# WD / Transcend Portable External Hard Disk. which one should I buy ?



## Yoda (Sep 30, 2008)

*Western Digital / Transcend Portable External Hard Disk. which one should I buy ?*

Hi Friends,

I'm planning to buy an Portable External Hard Disk by this week-end.

I've 2 Models in my mind...

*Western Digital My Passport Essential [250 GB]
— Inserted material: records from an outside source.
uint32_t ipkgpu_bits_per_symbol(uint32_t sigma) { return sigma == 4 ? 2u : sigma == 20 ? 5u : 0u; }
uint32_t ipkgpu_max_k(uint32_t sigma) { return sigma == 4 ? 14u : sigma == 20 ? 6u : 0u; }
uint32_t ipkgpu_max_k_keyrange(uint32_t sigma) { return sigma == 4 ? 16u : ipkgpu_max_k(sigma); }
size_t ipkgpu_kmer_batch(uint32_t key, size_t n_ranges) { return n_ranges ? key % n_ranges : 0; }

float ipkgpu_log_threshold(float omega, uint32_t sigma, uint32_t k)
{
// ... 324 lines not shown
#ifndef IPK_QROWLANE
#define IPK_QROWLANE 0
#endif
template <int SIGMA, int K> constexpr bool quad_rowlane() { return K <= 10 ? IPK_QROWLANE != 0 : IPK_QROWLANE12 != 0; }
#ifndef IPK_QONEWIN12
#define IPK_QONEWIN12 1
#endif
template <int SIGMA, int K> constexpr bool quad_onewin() { return K >= 11 && IPK_QONEWIN12 != 0 && quad_rowlane<SIGMA, K>(); }
#ifndef IPK_PAIR6
#define IPK_PAIR6 1
#endif
template <int SIGMA, int K> constexpr PairLayout quad_layout()
{
    return IPK_PAIR6 != 0 && quad_ok<SIGMA, K>() && K <= 10 && !quad_rowlane<SIGMA, K>() ? PairLayout::PAIR6 : PairLayout::PAIR8;
}
template <int SIGMA, int K> size_t quad_lds()
{
    if constexpr (!quad_ok<SIGMA, K>()) return 0;
    else {
        constexpr int CAP = fast_cap<SIGMA, K>();
        constexpr uint32_t TBL = stream_tbl<SIGMA, K>();
        constexpr uint32_t NB = (uint32_t)((ipow(SIGMA, K) + TBL - 1) / TBL);
        return QuadTile<SIGMA, K, quad_tw<SIGMA, K>()>::HEAD_BYTES + (size_t)quad_nw<SIGMA, K>() * quad_wave_entries<SIGMA, K, CAP, quad_onewin<SIGMA, K>()>() * 8 +
               (size_t)quad_nw<SIGMA, K>() * NB * 8;
    }
}
template <int SIGMA, int K, bool COUNT_ONLY = false>
int launch_quad_pass1(ipkgpu_ctx* ctx, const StreamParams& sp, uint32_t n_wg, PairLayout layout)
{
    if constexpr (!quad_ok<SIGMA, K>()) { (void)sp; (void)n_wg; (void)layout; return fail(ctx, IPKGPU_ERR_INVALID, "quad kernel unsupported for this sigma/k"); }
    else {
        if (layout != quad_layout<SIGMA, K>()) return fail(ctx, IPKGPU_ERR_INVALID, "the pass' pool layout is not the quad kernel's");
        constexpr int CAP = fast_cap<SIGMA, K>();
        constexpr uint32_t TBL = stream_tbl<SIGMA, K>();
        constexpr int QNW = quad_nw<SIGMA, K>(), QTW = quad_tw<SIGMA, K>();
        const size_t lds = quad_lds<SIGMA, K>();
        auto kern = score_quad_kernel<SIGMA, K, CAP, QTW, QNW, TBL, COUNT_ONLY, quad_rowlane<SIGMA, K>(), quad_onewin<SIGMA, K>(), quad_layout<SIGMA, K>()>;
        if (lds > 64 * 1024)
            HIP_TRY(ctx, hipFuncSetAttribute(reinterpret_cast<const void*>(kern), hipFuncAttributeMaxDynamicSharedMemorySize, (int)lds));
        hipLaunchKernelGGL(kern, dim3(n_wg), dim3(QNW * 64), lds, ctx->stream, sp);
        HIP_TRY(ctx, hipGetLastError());
        return IPKGPU_OK;
    }
}

#ifndef IPK_XPNW
#define IPK_XPNW 11
#endif
#ifndef IPK_XPTW
#define IPK_XPTW 128
#endif
constexpr int XP_TW = IPK_XPTW;
// ... 123 lines not shown
            case 15 * 8 + 2: return f(int_c<4>{}, int_c<15>{}, int_c<13>{});
            case 16 * 8 + 2: return f(int_c<4>{}, int_c<16>{}, int_c<14>{});
            case 16 * 8 + 3: return f(int_c<4>{}, int_c<16>{}, int_c<13>{});
        }
    }
    return fail(ctx, IPKGPU_ERR_INVALID, "unsupported key range");
}

struct Geometry {
    uint32_t fast_cap = 0;
    uint32_t stream_nb = 0, stream_tbl = 0;
    uint32_t stream_nw = NW, stream_tw = TW;
    size_t stream_lds = 0;
    bool quad = false;
    uint32_t quad_nw = NW, quad_tw = TW;
    size_t quad_lds = 0;
    PairLayout quad_layout = PairLayout::PAIR8;
    uint32_t xp_nb = 0, xp_tbl = 0;
    size_t xp_lds = 0;
};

Transcend StoreJet 2.5 Mobile [160 GB / 250 GB / 320 GB]*

Please suggest which one should I buy and also provide the latest price in Bangalore.

Regards
Yoda


----------



## gurujee (Oct 1, 2008)

Transcend StoreJet 2.5 Mobile [160 GB =3400/ 250 GB=4500 / 320 GB=5900]
Western Digital My Passport Essential [250 GB=4450]

Have read WD is better.


----------



## Psychosocial (Oct 1, 2008)

WD ftw...


----------



## Yoda (Oct 1, 2008)

thanks a lot for the replies


----------



## esumitkumar (Oct 1, 2008)

YES WD FTW !!! 
I have bought the same at 106 USD ...and it rocks !!!!!


----------



## Yoda (Oct 2, 2008)

some say WD is formateed with FAT32 and what if I want to transfer files of size more than 4 GB which only NTFS will support. After buying can I re-format WD from FAT32 to NTFS. will I face any problems after that 

thanks


----------



## esumitkumar (Oct 2, 2008)

^^ who says ??? I am using it for the last 15 days ..but I havent transferred files each more that 1.2 GB ...but I think u can do that


----------



## Psychosocial (Oct 2, 2008)

You wont face any problems AFAIK.

Go for it..


----------



## acewin (Oct 4, 2008)

@all Anyone who wishes to do a transfer of 4GB single file will have to format the HDD as NTFS. 
what you can do is, when the HDD is new just copy all the contents and save it somewhere and put them back into the drive after formatting it with NTFS.
I actually did not knew I would face such problemso did not do anything.
I got a few more than 4GB ISO images, the transfer always fails.
This is same for FAT32 formatted pendrives.
Its because FAT32 is supported by all OSes, NTFS is supported by a few or you need to put NTFS drivers to get them recognized


----------



## Yoda (Oct 5, 2008)

Thanks for all the replies. I bought WD My Passport Essential 250GB (Rs.4373)


----------



## esumitkumar (Oct 5, 2008)

very gud ...congrats


----------



## pc_game_lover2004 (Oct 5, 2008)

Yoda said:


> Thanks for all the replies. I bought WD My Passport Essential 250GB (Rs.4373)


Congrats bro


----------



## sjandhyala (Oct 21, 2008)

I have also purchased WD Passoprt Essensial 250GB for 4050/- @ Hyderabad.
Its good and rocking.... thanks for all ur suggestions...


----------